S&DCE: What do you see as the biggest challenges to making sure that everyone has the right skills that they need?

Cantwell: This is just my personal opinion, but I think that the challenge is going to be establishing this kind of skill development as a regular part of how the company operates, and not just confined to just when we're looking at an employee's development plan. Traditionally, for us IBMers, we'll forgo that if there's a fire brewing. But we have to figure out a way to help our people not do that, to make sure that it is as high a priority as anything else that they've got going on. Because there is a temptation to have a lofty goal for how much training you're going to get, but then the normal hectic nature of the business gets in the way of those things. So our biggest challenge is going to be making this part of the manager's and the employee's normal business. And I'm starting to see that happen.

S&DCE: How long a process do you see this as being, and is there an "end state" at which everyone will have all the skills that they need?

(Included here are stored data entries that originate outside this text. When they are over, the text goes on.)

diff --git a/pytorch-r2d2-dpg_b200/csrc/api.cu b/pytorch-r2d2-dpg_b200/csrc/api.cu
--- a/pytorch-r2d2-dpg_b200/csrc/api.cu
+++ b/pytorch-r2d2-dpg_b200/csrc/api.cu
@@ -137,6 +137,17 @@
   return lstm_scan_backward(p, S(stream));
 }
 
+int r2d2_lstm_scan_backward_images(const float* gates, const float* hs, const float* cs, const float* whh,
+                                   const float* dh_head, int head_first_step, float* dgates, float* dgin, int T, int B,
+                                   int H, int repeat, unsigned char* dg_img_mn, unsigned char* dgin_img_mn,
+                                   unsigned char* dgin_img_k, int no_dgates, r2d2_stream_t stream) {
+  ScanBwdImageParams p;
+  p.gates = gates; p.hs = hs; p.cs = cs; p.whh = whh; p.dh_head = dh_head; p.head_first_step = head_first_step;
+  p.dgates = dgates; p.dgin = dgin; p.T = T; p.B = B; p.H = H; p.repeat = repeat;
+  p.dg_img_mn = dg_img_mn; p.dgin_img_mn = dgin_img_mn; p.dgin_img_k = dgin_img_k; p.no_dgates = no_dgates;
+  return lstm_scan_backward(p, S(stream));
+}
+
 int r2d2_set_gemm_impl(int impl) {
   gemm_set_impl(impl != 0);
   gemm_set_impl_skinny_mma(impl != 2);
@@ -145,6 +156,8 @@
 int r2d2_get_gemm_impl(void) { return gemm_get_impl(); }
 int r2d2_set_scan_impl(int impl) { lstm_scan_set_impl(impl); return R2D2_OK; }
 int r2d2_get_scan_impl(void) { return lstm_scan_get_impl(); }
+int r2d2_set_scan_operand_images(int on) { lstm_scan_set_operand_images(on); return R2D2_OK; }
+int r2d2_scan_emits_operand_images(int H, int B) { return lstm_scan_emits_operand_images(H, B) ? 1 : 0; }
 int r2d2_scan_status(int* status, r2d2_stream_t stream) { return lstm_scan_error_status(status, S(stream)); }
 
 int r2d2_td_priority(const float* q, const float* q_next, const float* rew, const float* term, int L, int B,
diff --git a/pytorch-r2d2-dpg_b200/csrc/learner.cu b/pytorch-r2d2-dpg_b200/csrc/learner.cu
--- a/pytorch-r2d2-dpg_b200/csrc/learner.cu
+++ b/pytorch-r2d2-dpg_b200/csrc/learner.cu
@@ -37,8 +37,11 @@
   total += 2 * (n_obs + n_act + 2 * n_rt + n_states + align64(B)  + align64(2 * (size_t)B) );
   total += n_acttc + 8 * n_lba + align64((size_t)L * B) + align64(B) + 64;
   const size_t ws_ta = ChainWs::floats(l->actor_sh, Tt, B, 1), ws_tc = ChainWs::floats(l->critic_sh, Tt, B, 1);
-  const size_t ws_c1 = ChainWs::floats(l->critic_sh, Tc, B, 1), ws_a1 = ChainWs::floats(l->actor_sh, L, B, 2);
-  const size_t ws_c2 = ChainWs::floats(l->critic_sh, L, B, 1);
+  const bool img = lstm_scan_emits_operand_images(H, B);
+  const ChainBwd wgrad = img ? ChainBwd::wgrad : ChainBwd::none, dgrad = img ? ChainBwd::dgrad : ChainBwd::none;
+  const size_t ws_c1 = ChainWs::floats(l->critic_sh, Tc, B, 1, wgrad);
+  const size_t ws_a1 = ChainWs::floats(l->actor_sh, L, B, 2, wgrad);
+  const size_t ws_c2 = ChainWs::floats(l->critic_sh, L, B, 1, dgrad);
   total += ws_ta + ws_tc + ws_c1 + ws_a1 + ws_c2;
   total += 2 * align64(B);
   total += align64(8) + align64(4 * (size_t)kGradNormBlocks);
@@ -64,9 +67,9 @@
   l->td_sq = take((size_t)L * B); l->priority = take(B); l->losses = take(64);
   l->ws_ta = ChainWs::carve(take(ws_ta), l->actor_sh, Tt, B, 1);
   l->ws_tc = ChainWs::carve(take(ws_tc), l->critic_sh, Tt, B, 1);
-  l->ws_c1 = ChainWs::carve(take(ws_c1), l->critic_sh, Tc, B, 1);
-  l->ws_a1 = ChainWs::carve(take(ws_a1), l->actor_sh, L, B, 2);
-  l->ws_c2 = ChainWs::carve(take(ws_c2), l->critic_sh, L, B, 1);
+  l->ws_c1 = ChainWs::carve(take(ws_c1), l->critic_sh, Tc, B, 1, wgrad);
+  l->ws_a1 = ChainWs::carve(take(ws_a1), l->actor_sh, L, B, 2, wgrad);
+  l->ws_c2 = ChainWs::carve(take(ws_c2), l->critic_sh, L, B, 1, dgrad);
   l->ws_ta.inference_only = true;
   l->ws_tc.inference_only = true;
   for (auto& b : l->slots) {
@@ -78,7 +81,7 @@
   l->norm_part = reinterpret_cast<double*>(take(4 * (size_t)kGradNormBlocks));
   if (twin_critic) {
     l->ws_tc_2 = ChainWs::carve(take(ws_tc), l->critic_sh, Tt, B, 1);
-    l->ws_c1_2 = ChainWs::carve(take(ws_c1), l->critic_sh, Tc, B, 1);
+    l->ws_c1_2 = ChainWs::carve(take(ws_c1), l->critic_sh, Tc, B, 1, wgrad);
     l->ws_tc_2.inference_only = true;
     l->q_next2 = take(n_lba); l->q2 = take(n_lba); l->dq2 = take(n_lba);
     l->td_sq2 = take((size_t)L * B);
diff --git a/pytorch-r2d2-dpg_b200/csrc/lstm_scan.cu b/pytorch-r2d2-dpg_b200/csrc/lstm_scan.cu
--- a/pytorch-r2d2-dpg_b200/csrc/lstm_scan.cu
+++ b/pytorch-r2d2-dpg_b200/csrc/lstm_scan.cu
@@ -1,5 +1,7 @@
 #include <cooperative_groups.h>
 #include <stdlib.h>
+
+#include <type_traits>
 
 #include "gemm.cuh"
 #include "lstm_scan.cuh"
@@ -41,6 +43,20 @@
 }
 
 __device__ __forceinline__ uint32_t slice_parity(int s) { return (uint32_t)((s - 1) >> 1) & 1u; }
+
+constexpr int IMG_PLANE_BYTES = 8192, IMG_TILE_BYTES = 16384;
+__device__ __forceinline__ size_t img_mn_offset(size_t r, int c, int k_tiles) {
+  return ((size_t)(c >> 7) * k_tiles + (r >> 5)) * IMG_TILE_BYTES +
+         (((((int)r & 31) >> 3) * 128) + ((c & 127) >> 3) * 8 + ((int)r & 7)) * 16;
+}
+__device__ __forceinline__ size_t img_k_offset(size_t r, int c, int k_tiles) {
+  return ((r >> 7) * k_tiles + (c >> 5)) * IMG_TILE_BYTES +
+         (((((int)r & 127) >> 3) * 32) + ((c & 31) >> 3) * 8 + ((int)r & 7)) * 16;
+}
+__device__ __forceinline__ void store_piece(unsigned char* img, size_t off, uint4 hi, uint4 lo) {
+  *reinterpret_cast<uint4*>(img + off) = hi;
+  *reinterpret_cast<uint4*>(img + off + IMG_PLANE_BYTES) = lo;
+}
 
 template <int H> __host__ __device__ constexpr bool w_hi_in_smem() { return H > 256; }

Cantwell: As the company is moving into the on demand phase, we have recognized that it's a journey and that it's never done. I think that this will be the case with the skill development as well; as we get our people more proficient in the skills that we've identified today, the business environment will change and that won't be good enough anymore. We'll have to keep the headlights on as to where the business is heading and what that implies about our priorities.

S&DCE: IBM has been working with several universities on curriculum development around supply chain skills. Could you talk a little about that initiative?

Cantwell: IBM has been developing strong relationships with a number of universities over the years, and in the past couple years we have very specifically narrowed our focus to a few key schools — namely Penn State, Arizona State, Michigan State and University College Dublin — where we've built deeper partnerships. We've got executives on the university side and the IBM side who regularly meet and foster these partnerships, and we've got very specific, win-win objectives here for the universities and for IBM as it relates to some strategic research projects and curriculum development.

Very specifically, one of my hot buttons when I worked with the universities is that the curriculum in supply chain is still largely focused on manufacturing and logistics, you know, parts and products. But we're in a solutions and services world now. So some of IBM's emphasis in the partnership is on how can we help the universities steer the curriculum into areas that we feel are strategically important. We want those great students coming better equipped to work in a world that's services and solutions based.